Exercise goal: Set down exactly the lines in the records below that run from the line with "return ((dy <" to the line with "auto issue_at = [&](int", inclusive, and nothing more.

Collected data entries:
---*---

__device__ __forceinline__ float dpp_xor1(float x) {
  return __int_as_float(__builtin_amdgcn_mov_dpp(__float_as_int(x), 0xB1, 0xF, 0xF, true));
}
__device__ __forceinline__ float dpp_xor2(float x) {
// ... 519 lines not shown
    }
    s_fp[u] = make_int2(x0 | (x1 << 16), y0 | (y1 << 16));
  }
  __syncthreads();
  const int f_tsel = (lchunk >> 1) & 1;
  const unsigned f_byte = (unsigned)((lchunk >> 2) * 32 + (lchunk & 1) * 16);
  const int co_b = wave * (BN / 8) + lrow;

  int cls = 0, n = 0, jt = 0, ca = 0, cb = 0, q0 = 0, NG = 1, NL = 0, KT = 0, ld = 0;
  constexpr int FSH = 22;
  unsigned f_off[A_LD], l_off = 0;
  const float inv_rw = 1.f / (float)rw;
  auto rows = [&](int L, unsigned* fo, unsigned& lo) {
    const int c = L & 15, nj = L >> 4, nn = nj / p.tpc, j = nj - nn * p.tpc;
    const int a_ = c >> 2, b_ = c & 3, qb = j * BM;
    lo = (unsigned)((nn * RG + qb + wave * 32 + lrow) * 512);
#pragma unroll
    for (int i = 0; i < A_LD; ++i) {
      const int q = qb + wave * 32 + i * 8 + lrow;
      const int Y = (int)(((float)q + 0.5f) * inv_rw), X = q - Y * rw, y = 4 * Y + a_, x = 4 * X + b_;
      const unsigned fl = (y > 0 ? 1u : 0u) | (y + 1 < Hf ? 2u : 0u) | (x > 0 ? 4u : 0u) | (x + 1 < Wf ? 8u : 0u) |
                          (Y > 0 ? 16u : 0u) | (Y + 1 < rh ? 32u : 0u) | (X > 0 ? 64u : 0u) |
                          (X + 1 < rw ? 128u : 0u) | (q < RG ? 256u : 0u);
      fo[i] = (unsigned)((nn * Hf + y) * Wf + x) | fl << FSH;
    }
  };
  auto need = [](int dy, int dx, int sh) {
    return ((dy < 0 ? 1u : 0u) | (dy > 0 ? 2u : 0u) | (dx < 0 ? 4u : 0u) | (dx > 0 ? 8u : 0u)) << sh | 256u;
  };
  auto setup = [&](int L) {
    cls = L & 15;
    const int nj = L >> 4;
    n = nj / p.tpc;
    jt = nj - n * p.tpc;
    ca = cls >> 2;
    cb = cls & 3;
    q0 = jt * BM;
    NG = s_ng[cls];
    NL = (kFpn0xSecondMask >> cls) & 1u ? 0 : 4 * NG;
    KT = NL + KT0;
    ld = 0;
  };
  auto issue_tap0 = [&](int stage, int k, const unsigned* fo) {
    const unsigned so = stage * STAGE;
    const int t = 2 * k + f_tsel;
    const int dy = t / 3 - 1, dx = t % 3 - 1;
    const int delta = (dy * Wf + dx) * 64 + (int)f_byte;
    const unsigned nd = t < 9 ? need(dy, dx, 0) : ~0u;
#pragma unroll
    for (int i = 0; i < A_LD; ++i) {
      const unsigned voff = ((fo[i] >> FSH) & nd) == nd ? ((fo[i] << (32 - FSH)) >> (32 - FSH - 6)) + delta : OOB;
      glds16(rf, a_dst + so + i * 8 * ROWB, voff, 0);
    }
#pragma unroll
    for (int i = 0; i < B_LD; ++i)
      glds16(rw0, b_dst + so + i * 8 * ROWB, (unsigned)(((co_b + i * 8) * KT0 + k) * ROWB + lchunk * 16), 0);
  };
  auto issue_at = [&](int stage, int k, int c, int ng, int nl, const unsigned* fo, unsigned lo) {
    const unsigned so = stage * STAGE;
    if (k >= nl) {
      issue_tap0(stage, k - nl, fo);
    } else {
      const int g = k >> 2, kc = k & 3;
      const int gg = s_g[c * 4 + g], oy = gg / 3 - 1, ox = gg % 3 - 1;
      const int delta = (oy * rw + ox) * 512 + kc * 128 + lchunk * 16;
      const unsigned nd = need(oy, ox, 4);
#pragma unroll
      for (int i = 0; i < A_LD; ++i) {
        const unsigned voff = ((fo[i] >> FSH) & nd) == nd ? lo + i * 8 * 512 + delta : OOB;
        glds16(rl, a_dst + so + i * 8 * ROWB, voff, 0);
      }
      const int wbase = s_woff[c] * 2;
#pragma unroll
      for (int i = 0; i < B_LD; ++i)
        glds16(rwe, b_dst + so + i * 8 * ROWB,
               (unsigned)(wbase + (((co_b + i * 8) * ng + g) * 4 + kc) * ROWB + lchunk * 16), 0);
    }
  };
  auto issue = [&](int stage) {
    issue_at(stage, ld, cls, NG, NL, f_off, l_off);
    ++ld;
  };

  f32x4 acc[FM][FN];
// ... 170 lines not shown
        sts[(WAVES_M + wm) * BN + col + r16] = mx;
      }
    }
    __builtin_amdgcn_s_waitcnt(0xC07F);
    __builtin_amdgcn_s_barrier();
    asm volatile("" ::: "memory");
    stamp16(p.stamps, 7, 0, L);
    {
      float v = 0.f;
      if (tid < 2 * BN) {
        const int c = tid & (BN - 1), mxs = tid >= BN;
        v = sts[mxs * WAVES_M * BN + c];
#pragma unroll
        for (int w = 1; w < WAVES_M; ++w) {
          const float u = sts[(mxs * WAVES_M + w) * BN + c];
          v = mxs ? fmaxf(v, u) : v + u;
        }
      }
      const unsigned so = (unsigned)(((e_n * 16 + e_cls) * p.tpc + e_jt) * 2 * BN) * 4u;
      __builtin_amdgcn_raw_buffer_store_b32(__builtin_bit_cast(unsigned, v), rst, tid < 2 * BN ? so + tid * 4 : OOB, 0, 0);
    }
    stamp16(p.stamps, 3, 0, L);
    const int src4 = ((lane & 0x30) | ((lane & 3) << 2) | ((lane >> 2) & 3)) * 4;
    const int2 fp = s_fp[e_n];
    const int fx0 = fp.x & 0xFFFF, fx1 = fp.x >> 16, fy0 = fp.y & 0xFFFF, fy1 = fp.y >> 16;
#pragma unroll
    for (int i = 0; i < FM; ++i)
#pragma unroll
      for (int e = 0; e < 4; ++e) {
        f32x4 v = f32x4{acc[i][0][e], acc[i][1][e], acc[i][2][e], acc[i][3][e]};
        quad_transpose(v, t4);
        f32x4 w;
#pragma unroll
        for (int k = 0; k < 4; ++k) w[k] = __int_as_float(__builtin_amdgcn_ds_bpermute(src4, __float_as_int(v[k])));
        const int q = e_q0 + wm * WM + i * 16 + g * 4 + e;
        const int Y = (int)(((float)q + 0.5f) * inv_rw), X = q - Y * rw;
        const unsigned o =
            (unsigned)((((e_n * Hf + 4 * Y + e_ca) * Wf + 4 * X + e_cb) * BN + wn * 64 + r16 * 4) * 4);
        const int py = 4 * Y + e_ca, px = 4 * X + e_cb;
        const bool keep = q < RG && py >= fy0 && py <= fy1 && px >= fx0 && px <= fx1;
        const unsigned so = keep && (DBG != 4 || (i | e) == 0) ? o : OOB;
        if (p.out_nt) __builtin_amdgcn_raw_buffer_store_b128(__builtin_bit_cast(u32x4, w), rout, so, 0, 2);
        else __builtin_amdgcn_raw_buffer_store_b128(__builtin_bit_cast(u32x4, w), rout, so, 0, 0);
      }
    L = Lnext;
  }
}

---*---

Exercise result:
    return ((dy < 0 ? 1u : 0u) | (dy > 0 ? 2u : 0u) | (dx < 0 ? 4u : 0u) | (dx > 0 ? 8u : 0u)) << sh | 256u;
  };
  auto setup = [&](int L) {
    cls = L & 15;
    const int nj = L >> 4;
    n = nj / p.tpc;
    jt = nj - n * p.tpc;
    ca = cls >> 2;
    cb = cls & 3;
    q0 = jt * BM;
    NG = s_ng[cls];
    NL = (kFpn0xSecondMask >> cls) & 1u ? 0 : 4 * NG;
    KT = NL + KT0;
    ld = 0;
  };
  auto issue_tap0 = [&](int stage, int k, const unsigned* fo) {
    const unsigned so = stage * STAGE;
    const int t = 2 * k + f_tsel;
    const int dy = t / 3 - 1, dx = t % 3 - 1;
    const int delta = (dy * Wf + dx) * 64 + (int)f_byte;
    const unsigned nd = t < 9 ? need(dy, dx, 0) : ~0u;
#pragma unroll
    for (int i = 0; i < A_LD; ++i) {
      const unsigned voff = ((fo[i] >> FSH) & nd) == nd ? ((fo[i] << (32 - FSH)) >> (32 - FSH - 6)) + delta : OOB;
      glds16(rf, a_dst + so + i * 8 * ROWB, voff, 0);
    }
#pragma unroll
    for (int i = 0; i < B_LD; ++i)
      glds16(rw0, b_dst + so + i * 8 * ROWB, (unsigned)(((co_b + i * 8) * KT0 + k) * ROWB + lchunk * 16), 0);
  };
  auto issue_at = [&](int stage, int k, int c, int ng, int nl, const unsigned* fo, unsigned lo) {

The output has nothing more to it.